▸ **Work item**:
Number of lines with "half" in the data: give that figure by itself.
Exercise data Block Start
#pragma clang diagnostic push
#pragma clang diagnostic ignored "-Wunused-lambda-capture"
template <int EPI, int KS = 1, int PRE = 0, int STATS = 0>
__global__ void __launch_bounds__(256, 1) conv_wino4_kernel(ConvArgs p) {
    using namespace wino4;
    static_assert(EPI == EPI_LINEAR || EPI == EPI_RELU || EPI == EPI_RES, "winograd F(4x4) kernel: linear / relu / residual epilogues");
    static_assert(KS == 1 || KS == 2, "K split: 1 or 2");
    static_assert((!PRE && !STATS) || KS == 1, "encoder variants: two row blocks per workgroup");
    constexpr int TH = KS == 1 ? 8 : 4, HH = TH + 2, HP = HH * HWP;
    constexpr int A_BUF = HH * RS + 16;
    constexpr int NA = (HP * 4 * KS + NTHR - 1) / NTHR;
    static_assert(LOAD_SLOT0 + NA - 1 + STORE_LAG < 60, "halo writes must precede the chunk's barrier (slot 60)");
    __shared__ __attribute__((aligned(16))) float smem[2 * KS * A_BUF];

    const int tid = threadIdx.x, lane = tid & 63;
    const int w = __builtin_amdgcn_readfirstlane(tid >> 6);
    const int G = lane >> 4, LR = lane & 15;
    const int rb = KS == 1 ? (w & 1) : 0, cbp = KS == 1 ? (w >> 1) : (w & 1), ks = KS == 1 ? 0 : (w >> 1);
    const int tiles_x = (p.W + TW - 1) / TW, tiles_y = (p.H + TH - 1) / TH;
    const int ntn = p.npad / 64;
    const int M = p.B * p.H * p.W;

    const int bid = raft_xcd_remap(blockIdx.x, gridDim.x);
    int mt = bid / ntn, nt = bid - mt * ntn;
#ifdef RAFT_WINO4_XCD
    {
        const int nwg = gridDim.x, xcd = blockIdx.x & 7, idx = blockIdx.x >> 3;
        if ((nwg & 7) == 0 && (ntn & 7) == 0) {
            const int per = ntn >> 3;
            nt = xcd + 8 * (idx % per);
            mt = idx / per;
        } else if ((nwg & 7) == 0 && 8 % ntn == 0) {
            const int g = 8 / ntn;
            nt = xcd % ntn;
            mt = idx * g + xcd / ntn;
        }
    }
#endif
    const int tx0 = mt % tiles_x, ty0 = (mt / tiles_x) % tiles_y, b = mt / (tiles_x * tiles_y);
    const int y0 = ty0 * TH, x0 = tx0 * TW;
    const int n0 = nt * 64;
    const int cin = p.c0 + p.c1;
    const int nch = cin >> 4;
    const int nst = nch / KS;

    const __amdgpu_buffer_rsrc_t rs0 = raft_stage_src0(p, M, p.c0), rsw = raft_stage_weights(p, 36, cin);
// ... 122 lines not shown
        }
        W[par][0][j] = (R[3][j] - SS * R[1][j]) + PP * e0;
        W[par][1][j] = (e5 - SS * R[2][j]) + PP * R[0][j];
    };
    w4v2 V[6];
    auto s2_calc = [&](const w4v2 *wr, int tx) {
        if (RAFT_WINO4_ABL & 16) {
            V[tx] = wr[tx];
            return;
        }
        if (tx == 0) {
            V[0] = (wr[4] - SS * wr[2]) + PP * wr[0];
        } else if (tx == 1) {
            const w4v2 t1 = wr[4] - B2 * wr[2], t2 = wr[3] - B2 * wr[1];
            V[1] = t1 + PA * t2;
            V[2] = t1 - PA * t2;
        } else if (tx == 3) {
            const w4v2 t1 = wr[4] - A2 * wr[2], t2 = wr[3] - A2 * wr[1];
            V[3] = t1 + PB * t2;
            V[4] = t1 - PB * t2;
        } else if (tx == 5) {
            V[5] = (wr[5] - SS * wr[3]) + PP * wr[1];
        }
    };

    next_source(0);
#pragma unroll
    for (int i = 0; i < NA; ++i) gload_item(i);
#pragma unroll
    for (int q = 0; q < PF; ++q) frag_b(q);
#pragma unroll
    for (int i = 0; i < NA; ++i) lstore_item(i, 0);
    raft_barrier_lds();
#pragma unroll
    for (int j = 0; j < 6; ++j) {
#pragma unroll
        for (int r = 0; r < 4; ++r) R[r][j] = (RAFT_WINO4_ABL & 2) ? w4v2{1.f, 1.f} : rd(0, r + 1, j, 0);
        s1_pair(0, 0, j);
    }
    s2_calc(W[0][0], 0);

    auto chunk = [&](auto buf_c, int c) {
        constexpr int BUF = decltype(buf_c)::value;
        next_source(c + 1);
        w4_static_for<6>([&](auto inst_c) {
            constexpr int inst = decltype(inst_c)::value;
            constexpr int h = inst / 3, ph = inst % 3, par = inst & 1;
            constexpr int n_h = ph == 2 ? 1 - h : h;
            constexpr int n_buf = (ph == 2 && h == 1) ? 1 - BUF : BUF;
            if (inst == 5) raft_barrier_lds();
            w4_static_for<12>([&](auto u_c) {
                constexpr int u = decltype(u_c)::value;
                constexpr int row = u / 6, tx = u % 6, j = u >> 1;
                constexpr int q = inst * 12 + u;
                constexpr int t = tap_row(ph, row) * 6 + tx;
                if (!(RAFT_WINO4_ABL & 1)) frag_b((q + PF) % 72, q + PF == 72);
                if (!(RAFT_WINO4_ABL & 2)) {
                    if constexpr (ph == 1 && (u & 1) == 0) {
                        e0 = rd(BUF, 0, j, h);
                        e5 = rd(BUF, 5, j, h);
                    }
                    if constexpr (ph == 2 && (u & 1) == 0) {
#pragma unroll
                        for (int r = 0; r < 4; ++r) R[r][j] = rd(n_buf, r + 1, j, n_h);
                    }
                }
                if constexpr ((u & 1) == 1) {
                    if constexpr (ph == 0) s1_pair(par ^ 1, 1, j);
                    if constexpr (ph == 1) s1_edge(par ^ 1, j);
                    if constexpr (ph == 2) s1_pair(par ^ 1, 0, j);
                }
                {
                    constexpr int li = q - LOAD_SLOT0, si = q - LOAD_SLOT0 - STORE_LAG;
                    if constexpr (li >= 0 && li < NA) gload_item(li);
                    if constexpr (si >= 0 && si < NA) lstore_item(si, 1 - BUF);
                }
                W4_SB();
                mma4(std::integral_constant<int, t>{}, V[tx][0], V[tx][1], fb[q & (NR - 1)]);
                W4_SB();
                if constexpr (u < 11) s2_calc(W[par][(u + 1) / 6], (u + 1) % 6);
                if constexpr (u == 11) s2_calc(W[par ^ 1][0], 0);
            });
        });
    };
    for (int st = 0; st < nst; st += 2) {
        chunk(std::integral_constant<int, 0>{}, st);
        chunk(std::integral_constant<int, 1>{}, st + 1);
    }

    asm volatile("s_nop 15\n\ts_nop 15" ::: "memory");
    __builtin_amdgcn_sched_barrier(0);

    constexpr bool HAS_E0 = EPI == EPI_RES;
    const EpiBuffers eb = raft_epi_buffers<EPI>(p, M);
    const bool interior = (y0 + TH <= p.H) & (x0 + TW <= p.W);
    int tid_e = threadIdx.x;
    asm volatile("" : "+v"(tid_e));
    const int G_e = (tid_e >> 4) & 3, LR_e = tid_e & 15, rb_e = (tid_e >> 6) & 1, cbp_e = tid_e >> 7;
    const int xb = x0 + 16 * G_e;
    const int ks_e = KS == 1 ? 0 : (tid_e >> 7), cb_e = KS == 1 ? cbp_e : ((tid_e >> 6) & 1), w_e = tid_e >> 6;
    constexpr int NROW = KS == 1 ? 4 : 2;
    unsigned bo[NROW], be[NROW];
    bool rowok[NROW];
#pragma unroll
    for (int i = 0; i < NROW; ++i) {
        const int yy = y0 + (KS == 1 ? 4 * rb_e : 2 * ks_e) + i;
        const unsigned pix0 = (unsigned)((b * p.H + yy) * p.W + xb);
        bo[i] = pix0 * p.ldo0 * 4u;
        be[i] = HAS_E0 ? pix0 * p.lde0 * 4u : 0u;
        rowok[i] = yy < p.H;
    }
    float bias2[2];
    unsigned nofs[2];
    bool nok2[2];
#pragma unroll
    for (int j = 0; j < 2; ++j) {
        const int n = n0 + (cb_e * 2 + j) * 16 + LR_e;
        nok2[j] = n < p.nvalid;
        nofs[j] = (unsigned)n * 4u;
        bias2[j] = p.bias[n];
    }
    float st1[2] = {0.f, 0.f}, st2[2] = {0.f, 0.f};
    auto emit = [&](int j, int i, int rh, const f32x2 *Y) {
        const float bias = bias2[j];
        const unsigned vo = nok2[j] ? bo[i] + nofs[j] : RAFT_OOB, ve = (HAS_E0 && nok2[j]) ? be[i] + nofs[j] : RAFT_OOB;
#pragma unroll
        for (int rr = 0; rr < 2; ++rr) {
            const int r = 2 * rh + rr;
            float xv[4] = {};
            if (HAS_E0) {
#pragma unroll
                for (int jx = 0; jx < 4; ++jx) {
                    const unsigned dead = (interior | (rowok[i] & (xb + 4 * r + jx < p.W))) ? 0u : RAFT_OOB;
                    xv[jx] = raft_buffer_load_f32(eb.e0, ve | dead, (4 * r + jx) * p.lde0 * 4);
                }
            }
#pragma unroll
            for (int jx = 0; jx < 4; ++jx) {
                const float v = raft_epi_act<EPI>(Y[jx][rr] + bias, xv[jx], 0.f, p.scale);
                if ((RAFT_WINO4_ABL & 8) && v != 12345.678f) continue;
                const unsigned dead = (interior | (rowok[i] & (xb + 4 * r + jx < p.W))) ? 0u : RAFT_OOB;
                if constexpr (STATS) {
                    unsigned dd = dead;
                    asm volatile("" : "+v"(dd));
                    const float vs = __builtin_bit_cast(float, __builtin_bit_cast(unsigned, v) & ~(unsigned)((int)dd >> 31));
                    st1[j] += vs;
                    st2[j] = fmaf(vs, vs, st2[j]);
                }
                raft_buffer_store_f32(v, eb.o0, vo | dead, (4 * r + jx) * p.ldo0 * 4);
            }
        }
    };
    f32x2 *xch = (f32x2 *)smem;
    if (KS == 2) raft_barrier_lds();
    w4_static_for<4>([&](auto jr_c) {
        constexpr int j = decltype(jr_c)::value >> 1, rh = decltype(jr_c)::value & 1;
        f32x2 T[4][6], keep[2][4];
        w4_static_for<6>([&](auto tx_c) {
            constexpr int tx = decltype(tx_c)::value;
            auto half = [&](f32x4 a) { return f32x2{a[2 * rh], a[2 * rh + 1]}; };
            const f32x2 m0 = half(acc_of(std::integral_constant<int, 2 * tx + j>{})),
                        m1 = half(acc_of(std::integral_constant<int, 2 * (6 + tx) + j>{})),
                        m2 = half(acc_of(std::integral_constant<int, 2 * (12 + tx) + j>{})),
                        m3 = half(acc_of(std::integral_constant<int, 2 * (18 + tx) + j>{})),
                        m4 = half(acc_of(std::integral_constant<int, 2 * (24 + tx) + j>{})),
                        m5 = half(acc_of(std::integral_constant<int, 2 * (30 + tx) + j>{}));
            const f32x2 sa = m1 + m2, da = m1 - m2, sb = m3 + m4, db = m3 - m4;
            T[0][tx] = m0 + (sa + sb);
            T[1][tx] = PA * da + PB * db;
            T[2][tx] = A2 * sa + B2 * sb;
            T[3][tx] = (A3 * da + B3 * db) + m5;
            __builtin_amdgcn_sched_barrier(0);
        });
#pragma unroll
        for (int i = 0; i < 4; ++i) {
            const f32x2 sa = T[i][1] + T[i][2], da = T[i][1] - T[i][2], sb = T[i][3] + T[i][4], db = T[i][3] - T[i][4];
            f32x2 Y[4];
            Y[0] = T[i][0] + (sa + sb);
            Y[1] = PA * da + PB * db;
            Y[2] = A2 * sa + B2 * sb;
            Y[3] = (A3 * da + B3 * db) + T[i][5];
            if (KS == 1) {
                emit(j, i, rh, Y);
            } else {
                const bool mine = (i >> 1) == ks_e;
#pragma unroll
                for (int jx = 0; jx < 4; ++jx) {
                    if (mine)
                        keep[i & 1][jx] = Y[jx];
                    else
                        xch[(((((j * 2 + rh) * 4 + (w_e ^ 2)) * 2 + (i & 1)) * 4 + jx) << 6) + (tid_e & 63)] = Y[jx];
                }
            }
            __builtin_amdgcn_sched_barrier(0);
        }
        if (KS == 2) {
            raft_barrier_lds();
#pragma unroll
            for (int i2 = 0; i2 < 2; ++i2) {
                f32x2 Y[4];
#pragma unroll
                for (int jx = 0; jx < 4; ++jx)
                    Y[jx] = keep[i2][jx] + xch[(((((j * 2 + rh) * 4 + w_e) * 2 + i2) * 4 + jx) << 6) + (tid_e & 63)];
                emit(j, i2, rh, Y);
            }
        }
    });
    if constexpr (STATS) {
#pragma unroll
        for (int j = 0; j < 2; ++j) {
            float s1 = st1[j], s2 = st2[j];
            s1 += __shfl_xor(s1, 16, 64);
            s2 += __shfl_xor(s2, 16, 64);
            s1 += __shfl_xor(s1, 32, 64);
            s2 += __shfl_xor(s2, 32, 64);
            const int n = n0 + (cb_e * 2 + j) * 16 + LR_e;
            if (G_e == 0) *(float2 *)(p.stats + ((long)(2 * mt + rb_e) * p.npad + n) * 2) = make_float2(s1, s2);
        }
    }
}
Exercise data Block End
▸ **Completed task**:
7